Man Booker Prize 2018: Anna Burns wins award for 'Milkman'

Burns is the first author from Northern Ireland to win the prestigious literary award

Man Booker Prize 2018: Anna Burns wins award for 'Milkman' Anna Burns delivers a speech after receiving the 2018 Man Booker Prize for 'Milkman' | Reuters

Author Anna Burns has won the Man Booker Prize for her novel Milkman, becoming the first author from Northern Ireland to win the most prestigious English-language literary award.

Burns, 56, who was born in Belfast, is the 17th woman to bag the award in its 49-year history and the first woman since 2013. Milkman is her third novel.

Milkman, a coming of age story of a young woman's affair with a married man set in the political troubles of Northern Ireland, was named the winner at a lavish awards ceremony here on Tuesday night.

“None of us has ever read anything like this before. Anna Burns' utterly distinctive voice challenges conventional thinking and form in surprising and immersive prose,” said Kwame Anthony Appiah, the chair of the 2018 judging panel.

“It is a story of brutality, sexual encroachment and resistance threaded with mordant humour. Set in a society divided against itself, Milkman explores the insidious forms oppression can take in everyday life,” he said.

The recipient of the Man Booker Prize gets GBP 52,500 (USD 69,223 or Rs 50.85 lakh).

Burns, who lives in East Sussex in England, saw off competition from two British writers, two American writers and one Canadian writer.

Set in an unnamed city, Milkman focuses on a “middle sister” as she navigates her way through rumour, social pressures and politics in a tight-knit community.

Burns shows the dangerous and complex impact on a woman coming of age in a city at war.

Unusually, in the book, the characters have designations rather than names.

Burns explains: “The book didn't work with names. It lost power and atmosphere and turned into a lesser or perhaps just a different book.

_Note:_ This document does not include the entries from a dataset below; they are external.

@@ -438,7 +471,9 @@
     for (int a = 0; a < WA; ++a) {
       const int m = tm * TM + wm * 128 + a * 16 + i;
       const int mc = m < g.M ? m : g.M - 1;
-      float* crow = ((g.C2 && mc >= g.split_m) ? g.C2 + (size_t)(mc - g.split_m) * g.ldc : g.C + (size_t)mc * g.ldc) + n0;
+      float* crow;
+      if constexpr (SK != 0) crow = g.part + ((size_t)cs * g.M + mc) * g.N + n0;
+      else crow = ((g.C2 && mc >= g.split_m) ? g.C2 + (size_t)(mc - g.split_m) * g.ldc : g.C + (size_t)mc * g.ldc) + n0;
       const float* rb = g.rowbias ? g.rowbias + (size_t)(mc / g.group) * g.ldrb + n0 : nullptr;
       if (whole) {
         f32x4 v[WB];
@@ -536,6 +571,20 @@
   }
 }
 
+__global__ __launch_bounds__(256)
+void splitk_fold_kernel(const float* __restrict__ part, int nsplit, int M, int N, float* __restrict__ C, float* __restrict__ C2, int split_m, int ldc) {
+  const int n4 = N >> 2;
+  const long long i = (long long)blockIdx.x * 256 + threadIdx.x;
+  if (i >= (long long)M * n4) return;
+  const int m = (int)(i / n4), n = (int)(i - (long long)m * n4) * 4;
+  const size_t slice = (size_t)M * N;
+  const float* p = part + (size_t)m * N + n;
+  f32x4 v = *reinterpret_cast<const f32x4*>(p);
+  for (int s = 1; s < nsplit; ++s) v += *reinterpret_cast<const f32x4*>(p + s * slice);
+  float* crow = (C2 && m >= split_m) ? C2 + (size_t)(m - split_m) * ldc : C + (size_t)m * ldc;
+  *reinterpret_cast<f32x4*>(crow + n) = v;
+}
+
 int gemm_cus() {
   int dev = 0, v = 0;
   if (hipGetDevice(&dev) != hipSuccess) return 256;
@@ -560,9 +609,16 @@
   return 0;
 }
 
+bool vs_gemm_bf16_splitk_shape(int M, int N, int K, int ldc, const float* C, const float* C2) {
+  static int cus = gemm_cus();
+  const long long ntiles = (long long)((M + TM - 1) / TM) * ((N + TN - 1) / TN);
+  return M > 0 && N > 0 && K > 0 && K < (1 << 20) && ntiles * 2 <= cus && N % 4 == 0 && ldc % 4 == 0 && (reinterpret_cast<uintptr_t>(C) & 15) == 0 &&
+         (!C2 || (reinterpret_cast<uintptr_t>(C2) & 15) == 0);
+}
+
 int vs_gemm_bf16_impl(int a_kmajor, int b_kmajor, const void* A, int lda, const void* B, int ldb, float* C, int ldc, float* C2, int split_m,
                       int M, int N, int K, const float* rowbias, int ldrb, int group, int accumulate, hipStream_t stream,
-                      const float* gate, int ldg) {
+                      const float* gate, int ldg, float* partials, size_t part_floats, int b_shift, int b_group) {
   VS_REQUIRE(A && B && C && M > 0 && N > 0 && K > 0, "gemm_bf16: bad argument");
   VS_REQUIRE(lda % 8 == 0 && ldb % 8 == 0 && (reinterpret_cast<uintptr_t>(A) & 15) == 0 && (reinterpret_cast<uintptr_t>(B) & 15) == 0,
              "gemm_bf16: operands must be 16-byte aligned with ld a multiple of 8");
@@ -583,6 +639,39 @@
   const dim3 grid((unsigned)nwg), block(256);
   const int form = (!a_kmajor && !b_kmajor) ? 0 : (!a_kmajor && b_kmajor) ? 1 : (a_kmajor && b_kmajor) ? 2 : 3;
   VS_REQUIRE(form != 3, "gemm_bf16: the col x row form is not used by the path");
+  const bool splitk = form == 2 && !rowbias && !gate && !accumulate && vs_gemm_bf16_splitk_shape(M, N, K, ldc, C, C2);
+  VS_REQUIRE(!b_shift || (splitk && (b_shift == 1 || b_shift == -1) && b_group > 0 && K % b_group == 0 && (long long)K * ldb * 2 < 0x7FFF0000ll),
+             "gemm_bf16: a shifted B operand needs the split-K col x col form, a shift of +-1 frame and K a multiple of the group");
+  if (splitk) {
+    const int nk = (K + BK - 1) / BK;
+    const size_t slice = (size_t)M * N;
+    long long want = cus / ntiles;
+    if (want > nk) want = nk;
+    if (partials && (long long)(part_floats / slice) < want) want = (long long)(part_floats / slice);
+    VS_REQUIRE(want >= 1, "gemm_bf16: the split-K scratch is smaller than one %d x %d partial", M, N);
+    g.kchunk = (int)((nk + want - 1) / want);
+    g.nsplit = (nk + g.kchunk - 1) / g.kchunk;
+    float* tmp = nullptr;
+    if (!partials) VS_CHECK_HIP(hipMallocAsync(reinterpret_cast<void**>(&tmp), (size_t)g.nsplit * slice * sizeof(float), stream));
+    g.part = partials ? partials : tmp;
+    long long items = ntiles * g.nsplit, wgs = items < cus ? items : cus;
+    const int cap = vs_opt(VS_OPT_GEMM_SPLITK_WGS);
+    if (cap > 0 && wgs > ntiles * cap) wgs = ntiles * cap;
+    if (b_shift) {
+      g.B = reinterpret_cast<const unsigned short*>(B) + (long long)b_shift * ldb;
+      g.b_group = b_group;
+      g.b_cross = b_shift < 0 ? 0 : b_group - 1;
+      g.b_rcp = 1.0f / (float)b_group;
+      hipLaunchKernelGGL((gemm_bf16_il_kernel<true, true, 8, 0, 2>), dim3((unsigned)wgs), block, 0, stream, g);
+    } else {
+      hipLaunchKernelGGL((gemm_bf16_il_kernel<true, true, 8, 0, 1>), dim3((unsigned)wgs), block, 0, stream, g);
+    }
+    VS_LAUNCH_CHECK();
+    hipLaunchKernelGGL(splitk_fold_kernel, dim3((unsigned)((slice / 4 + 255) / 256)), dim3(256), 0, stream, g.part, g.nsplit, M, N, C, C2, split_m, ldc);
+    VS_LAUNCH_CHECK();
+    if (tmp) VS_CHECK_HIP(hipFreeAsync(tmp, stream));
+    return 0;
+  }
   if (g.vec_ok) {
 #ifdef VS_ABLATION
     const int abl = vs_opt(VS_OPT_ABLATION);
diff --git a/voicesplit_amd/csrc/train.hip b/voicesplit_amd/csrc/train.hip
--- a/voicesplit_amd/csrc/train.hip
+++ b/voicesplit_amd/csrc/train.hip
@@ -8,6 +8,7 @@
 namespace {
 
 constexpr int kSplitK = 16;
+constexpr int kHhRanges = 24;
 
 inline size_t max3(size_t a, size_t b, size_t c) { return a > b ? (a > c ? a : c) : (b > c ? b : c); }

“In the early days I tried out names a few times, but the book wouldn't stand for it. The narrative would become heavy and lifeless and refuse to move on until I took them out again. Sometimes the book threw them out itself.”

Her novel beat competition from Everything Under by Daisy Johnson, who, at 27, was the youngest nominee in the Man Booker prize history.

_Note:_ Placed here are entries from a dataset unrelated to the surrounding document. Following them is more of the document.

Measured after the change: 503.6 audio-s/s, median of 6. 1.2% higher.

```diff
diff --git a/targetdiarization_amd/_lib.py b/targetdiarization_amd/_lib.py
--- a/targetdiarization_amd/_lib.py
+++ b/targetdiarization_amd/_lib.py
@@ -235,6 +235,7 @@
 DIAG_SIGNATURES = {
     "tdx_diag_last_error": (C.c_char_p, []),
     "tdx_h3_gemm_ex": (_i, [_i] * 4 + [C.POINTER(H3Seg)] * 2 + [_i] * 12 + [_vp, _vp, _l, _l, _i, C.POINTER(_i), _vp]),
+    "tdx_h3_gemm_f32a": (_i, [_vp, _l, C.c_float, _vp, _vp, _vp] + [_i] * 8 + [_vp, _l, _i, _vp]),
     "tdx_h3_plan": (_i, [_i] * 5 + [C.POINTER(_i)] * 2),
     "tdx_h3_tile_of_block": (_i, [C.POINTER(_i), _i, _i, _i] + [C.POINTER(_i)] * 3),
     "tdx_h3_split_rows_static": (_i, [_vp, _l, _vp, _l, _i, C.c_float, _vp]),
diff --git a/targetdiarization_amd/csrc/diag.hip b/targetdiarization_amd/csrc/diag.hip
--- a/targetdiarization_amd/csrc/diag.hip
+++ b/targetdiarization_amd/csrc/diag.hip
@@ -9,6 +9,7 @@
 #include "../../include/tdx_test.h"
 #include "dft_basis.hpp"
 #include "epilogues.hpp"
+#include "gemm_h3f.hpp"
 #include "mf2_attention.hpp"
 #include "weight_pack.hpp"
 #include "whisper_noise.hpp"
@@ -367,6 +368,27 @@
     return run_gemm_h3<false, false, false, false>(g, batches, e, plan_or_null, st);
 }
 
+int tdx_h3_gemm_f32a(const float* a, long lda, float a_mul, const float* inv_dev, const void* pb, const float* sb, int M, int N, int K,
+                     int Hin, int Win, int Hout, int Wout, int stride, float* out, long ldo, int nreal, void* stream) {
+    const auto bad = [](const char* m) { return tdx::fail(TDX_E_INVALID, std::string("tdx_h3_gemm_f32a: ") + m); };
+    if (!a || !inv_dev || !pb || !sb || !out) return bad("null argument");
+    if (M < 1 || N < 1 || K < 16 || K % 16) return bad("need M >= 1, N >= 1, K >= 16, K % 16 == 0");
+    if (lda < K || lda % 4) return bad("need lda >= K floats, lda % 4 == 0 (16-byte loads)");
+    if (!(a_mul > 0.f) || !(a_mul < 3e38f)) return bad("need 0 < a_mul < inf");
+    if (nreal < 1 || nreal > N || ldo < 1) return bad("need 1 <= nreal <= N, ldo >= 1");
+    if (Hin < 1 || Win < 1 || Hout < 1 || Wout < 1 || stride < 1) return bad("need positive extents, stride >= 1");
+    if ((long)Hout * Wout > 0x7fffffffL || M % (Hout * Wout)) return bad("need M == B * Hout * Wout");
+    if ((long)(Hout - 1) * stride >= Hin || (long)(Wout - 1) * stride >= Win) return bad("an output pixel reads outside the image");
+    if ((long)(M / (Hout * Wout)) * Hin * Win > 0x7fffffffL) return bad("rows beyond int");
+    H3Args g{};
+    g.seg[0] = h3_seg(a, inv_dev, 4L * lda, pb, sb, 4L * K, K);
+    g.seg[0].sa_mul = 0;
+    g.nseg = 1; g.M = M; g.N = N;
+    g.cv_Hin = Hin; g.cv_Win = Win; g.cv_Hout = Hout; g.cv_Wout = Wout; g.cv_stride = stride; g.cv_ntaps = 1; g.cv_cin = K;
+    const hipError_t r = launch_gemm_h3f(g, a_mul, EpiPlainN{out, ldo, 0, nreal}, (hipStream_t)stream);
+    return r == hipSuccess ? TDX_OK : tdx::fail_hip(r, __FILE__, __LINE__);
+}
+
 int tdx_h3_plan(int M, int N, int ktot, int batches, int paired, int* plan, int* grid) {
     if (!plan || !grid || M < 1 || N < 1 || ktot < 16 || batches < 1 || (paired && N % 128)) return tdx::fail(TDX_E_INVALID, "tdx_h3_plan: bad argument");
     H3Args g{};
diff --git a/targetdiarization_amd/csrc/eres2net.hip b/targetdiarization_amd/csrc/eres2net.hip
--- a/targetdiarization_amd/csrc/eres2net.hip
+++ b/targetdiarization_amd/csrc/eres2net.hip
@@ -7,6 +7,7 @@
 
 #include "../../include/tdx.h"
 #include "epilogues.hpp"
+#include "gemm_h3f.hpp"
 #include "weight_pack.hpp"
 #include "weight_planes.hpp"
 
@@ -465,6 +466,20 @@
     return TDX_OK;
 }
 
+template <class Epi>
+int conv_gemm_h3f(const float* A, long lda, float a_mul, const float* inv_scale, const ConvW& cw, int B, int Hin, int Win, int Hout, int Wout,
+                  int stride, Epi e, hipStream_t st) {
+    const long M = (long)B * Hout * Wout;
+    H3Args g{};
+    g.seg[0] = h3_seg(A, inv_scale, 4L * lda, cw.hp, cw.hs, 4L * cw.cinp, cw.cinp);
+    g.seg[0].sa_mul = 0;
+    g.nseg = 1; g.M = (int)M; g.N = cw.Npad;
+    g.cv_Hin = Hin; g.cv_Win = Win; g.cv_Hout = Hout; g.cv_Wout = Wout; g.cv_stride = stride; g.cv_ntaps = 1; g.cv_cin = cw.cinp;
+    if (cw.taps != 1 || !cw.hp || lda < cw.cinp) return tdx::fail(TDX_E_INVALID, "conv_gemm_h3f: a 1x1 convolution with weight planes and lda >= cinp");
+    const hipError_t r = launch_gemm_h3f(g, a_mul, e, st);
+    return r == hipSuccess ? TDX_OK : tdx::fail_hip(r, __FILE__, __LINE__);
+}
+
 constexpr long DS_SPLIT_ROWS = 4096;
 constexpr int DS_SPLIT = 3;
 inline int conv_gemm_h3_tapsplit(const unsigned char* Ap, const float* inv_scale, const unsigned char* zero_row, const ConvW& cw, int B, int Hin, int Win,
@@ -616,6 +631,7 @@
         for (int s = 0; s < NSTAGE; ++s)
             for (int i = 0; i < kBlocks[s]; ++i, ++bi) {
                 BlockW& b = h->blocks[bi];
+                if (s < 1) { if (i > 0) jobs.push_back(&b.conv1); jobs.push_back(&b.conv3); }
                 if (s < 1) { for (int j = 0; j < SCALE; ++j) jobs.push_back(&b.convs[j]); continue; }
                 jobs.push_back(&b.conv1); if (b.has_sc) jobs.push_back(&b.sc);
                 for (int j = 0; j < SCALE; ++j) jobs.push_back(&b.convs[j]);
@@ -708,6 +724,8 @@
     const float* inv20 = h->dev + h->consts;
     const float* inv40 = h->dev + h->consts + 1;
     const unsigned char* zero_row = (const unsigned char*)(h->dev + h->consts + 64);
+    const char* f32a_env = getenv("TDX_ERES_F32A");
+    const int f32a_level = f32a_env ? atoi(f32a_env) : 2;
 
     hipLaunchKernelGGL(stem_kernel, dim3((unsigned)((rows1 * 16 + 255) / 256)), dim3(256), 0, st, feat, h->dev + h->stem_w, h->dev + h->stem_b, P[0], F, (long)rows1);
     LAUNCH_CHECK();
@@ -722,9 +740,17 @@
         const int iy = cur < 0 ? 0 : (cur + 1) % 3, ir = cur < 0 ? 1 : (cur + 2) % 3;
         float* y = last_of_stage3 ? keep3 : P[iy];
         float* res = P[ir];
-        const bool x3 = b.conv1.hp != nullptr;
+        const bool x3 = s >= 1;
+        const bool f32a = (s == 0 && f32a_level >= 2) || (s == 1 && f32a_level >= 1);
+        const bool f32a_in = f32a && !(s == 0 && cnt == 0);
         const float* resid = x;
-        if (x3) {
+        if (f32a_in) {
+            TRY(conv_gemm_h3f(x, b.cin, 1024.0f, inv20, b.conv1, B, Hin, Win, Ho, Wo, b.stride, EpiBiasActN<ActRelu20>{h->dev + b.conv1.b, o1, b.w4, b.w4}, st));
+            if (b.has_sc) {
+                TRY(conv_gemm_h3f(x, b.cin, 1024.0f, inv20, b.sc, B, Hin, Win, Ho, Wo, b.stride, EpiBiasActN<>{h->dev + b.sc.b, res, b.cout, b.cout}, st));
+                resid = res;
+            }
+        } else if (x3) {
             int Hc = Hin, Wc = Win, sc_ = b.stride;
             if (b.stride == 2 && b.cin % 16 == 0) {
                 const long R = (long)B * Ho * Wo;
@@ -767,7 +793,9 @@
             if (b.is_aff && j + 1 < SCALE)
                 TRY(run_aff(h, b.aff[j], cat + j * b.width, b.w4, o1 + (j + 1) * b.width, b.w4, tbuf, spin[(j + 1) & 1], b.wpad, M, st));
         }
-        if (x3) {
+        if (f32a) {
+            TRY(conv_gemm_h3f(cat, b.w4, 1024.0f, inv20, b.conv3, B, Ho, Wo, Ho, Wo, 1, EpiBiasRes<ActRelu20>{h->dev + b.conv3.b, resid, y, b.cout}, st));
+        } else if (x3) {
             if (tdx::launch_h3_split_rows_static(cat, b.w4, hcat, M, b.w4, 1024.0f, st) != hipSuccess)
                 return tdx::fail_hip(hipGetLastError(), __FILE__, __LINE__);
             TRY(conv_gemm_h3(hcat, inv20, zero_row, b.conv3, B, Ho, Wo, Ho, Wo, 1, EpiBiasRes<ActRelu20>{h->dev + b.conv3.b, resid, y, b.cout}, st));
diff --git a/targetdiarization_amd/csrc/gemm_h3f.hpp b/targetdiarization_amd/csrc/gemm_h3f.hpp
--- /dev/null
+++ b/targetdiarization_amd/csrc/gemm_h3f.hpp
@@ -0,0 +1,276 @@
+#pragma once
+#include "gemm_h3.hpp"
+
+namespace tdx {
+
+constexpr int H3F_B = 0;
+constexpr int H3F_AI = 4 * H3_OPER;
+constexpr int H3F_RAW = H3F_AI + 2 * H3_OPER;
+constexpr int H3F_NRAW = 3;
+constexpr int H3F_LDS = H3F_RAW + H3F_NRAW * H3_OPER;
+
+template <int OFF>
+__device__ __forceinline__ void h3f_raw_read(f32x4& v, unsigned a) {
+    asm volatile("ds_read_b128 %0, %1 offset:%2" : "=v"(v) : "v"(a), "n"(OFF) : "memory");
+}
+__device__ __forceinline__ void h3f_raw_fence(f32x4 (&v)[4]) {
+    asm volatile("s_waitcnt lgkmcnt(0)" : "+v"(v[0]), "+v"(v[1]), "+v"(v[2]), "+v"(v[3]) :: "memory");
+}
+
+template <class Epi>
+__global__ __launch_bounds__(H3_THREADS, 2) void gemm_h3f_kernel(H3Args g, float a_mul, Epi epi) {
+    using RowT = decltype(epi.row(0, 0));
+    static_assert(std::is_empty<RowT>::value, "fp32-A form: functors without a row() value");
+    extern __shared__ __attribute__((aligned(1024))) unsigned char lds[];
+    const int tid = threadIdx.x;
+    const int lane = tid & 63, wave = tid >> 6;
+    const int l31 = lane & 31, h = lane >> 5;
+    const int wm = wave >> 2, wn = wave & 3;
+
+    int bm, bn;
+    {
+        const int x = blockIdx.x & 7, i = blockIdx.x >> 3;
+        const int tile = x * g.mp + i;
+        if (tile >= g.tiles_m * g.tiles_n) return;
+        bm = tile / g.tiles_n; bn = tile - bm * g.tiles_n;
+    }
+    constexpr int z = 0;
+    const int m0 = bm * H3_BM, n0 = bn * H3_BN;
+
+    f32x16 acc[4][2];
+#pragma unroll
+    for (int i = 0; i < 4; ++i)
+#pragma unroll
+        for (int j = 0; j < 2; ++j)
+#pragma unroll
+            for (int r = 0; r < 16; ++r) acc[i][j][r] = 0.f;
+
+    const bool stB = wave >= 4;
+    H3Frag f;
+    const int a0row = (wm * 128 + l31) * H3_ROWB;
+    {
+        const int fl = (l31 >> 2) & 3;
+        f.a0 = H3F_AI + a0row;
+        f.apl[0] = ((2 * h) ^ fl) << 4; f.apl[1] = ((2 * h + 1) ^ fl) << 4;
+#pragma unroll
+        for (int tm = 0; tm < 4; ++tm) f.at[tm] = 0;
+        f.b0 = (wn * 32 + l31) * H3_ROWB;
+        f.bpl[0] = f.apl[0]; f.bpl[1] = f.apl[1];
+    }
+    auto bstage = [&](int u) -> unsigned char* { return lds + H3F_B + (u & 3) * H3_OPER; };
+    auto frag_of = [&](int u) { H3Frag fu = f; fu.a0 = H3F_AI + ((u & 1) - (u & 3)) * H3_OPER + a0row; return fu; };
+    const bool full_n = n0 + 128 < g.N;
+    const bool wave_on = m0 + wm * 128 < g.M;
+
+    const H3Seg& sg = g.seg[0];
+    const int nkt = sg.K / H3_BK;
+    f16x8 ah[4], al[4], bh[2], bl[2];
+    auto first_frags = [&]() {
+#pragma unroll
+        for (int tn = 0; tn < 2; ++tn) {
+            bh[tn] = h3_frag<false>(h3_addr_b<false>(lds, f, tn, 0));
+            bl[tn] = h3_frag<false>(h3_addr_b<false>(lds, f, tn, 1));
+        }
+#pragma unroll
+        for (int tm = 0; tm < 4; ++tm) {
+            ah[tm] = h3_frag<false>(h3_addr_a<false>(lds, f, tm, 0));
+            al[tm] = h3_frag<false>(h3_addr_a<false>(lds, f, tm, 1));
+        }
+    };
+    const unsigned char* const nogp[4] = {lds, lds, lds, lds};
+    auto wait_keep = [&](int n) { if (n >= 2) H3_WAIT_VM(8); else if (n == 1) H3_WAIT_VM(4); else H3_WAIT_VM(0); };
+
+    if (stB) {
+        const int sdst = (wave & 3) * 4096;
+        const unsigned char* gp[4];
+#pragma unroll
+        for (int j = 0; j < 4; ++j) {
+            const int r = (wave & 3) * 64 + (lane >> 2) + 16 * j;
+            const int n = min(n0 + r, g.N - 1);
+            gp[j] = sg.B + (long)n * sg.ldb + (((lane & 3) ^ ((r >> 2) & 3)) << 4);
+        }
+#pragma unroll
+        for (int p = 0; p < 4; ++p)
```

The other nominees were The Long Take' by Robin Robertson, Washington Black by Esi Edugyan, The Mars Room by Rachel Kushner, and The Overstory by Richard Powers.

Milkman is published by Faber & Faber, making it the fourth consecutive year the prize has been won by an independent publisher.

Burns' win was announced by Kwame Anthony Appiah at a dinner at London's Guildhall. She was presented with a trophy by Camilla, the Duchess of Cornwall, and a 50,000 pounds cheque by Luke Ellis, Chief Executive of Man Group.

The winning author also receives a designer bound edition of her book and a further 2,500 pounds for being short-listed.

“We are honoured to support the Man Booker Prize for the sixteenth year, as it continues in its 50th year to champion literary excellence and the power of the novel on a global scale,” Ellis said.

Appiah, a British-born Ghanaian-American novelist, was joined on the 2018 judging panel by crime writer Val McDermid; cultural critic Leo Robson; feminist writer and critic Jacqueline Rose; and artist and graphic novelist Leanne Shapton.

The judges considered 171 submissions for this year's prize.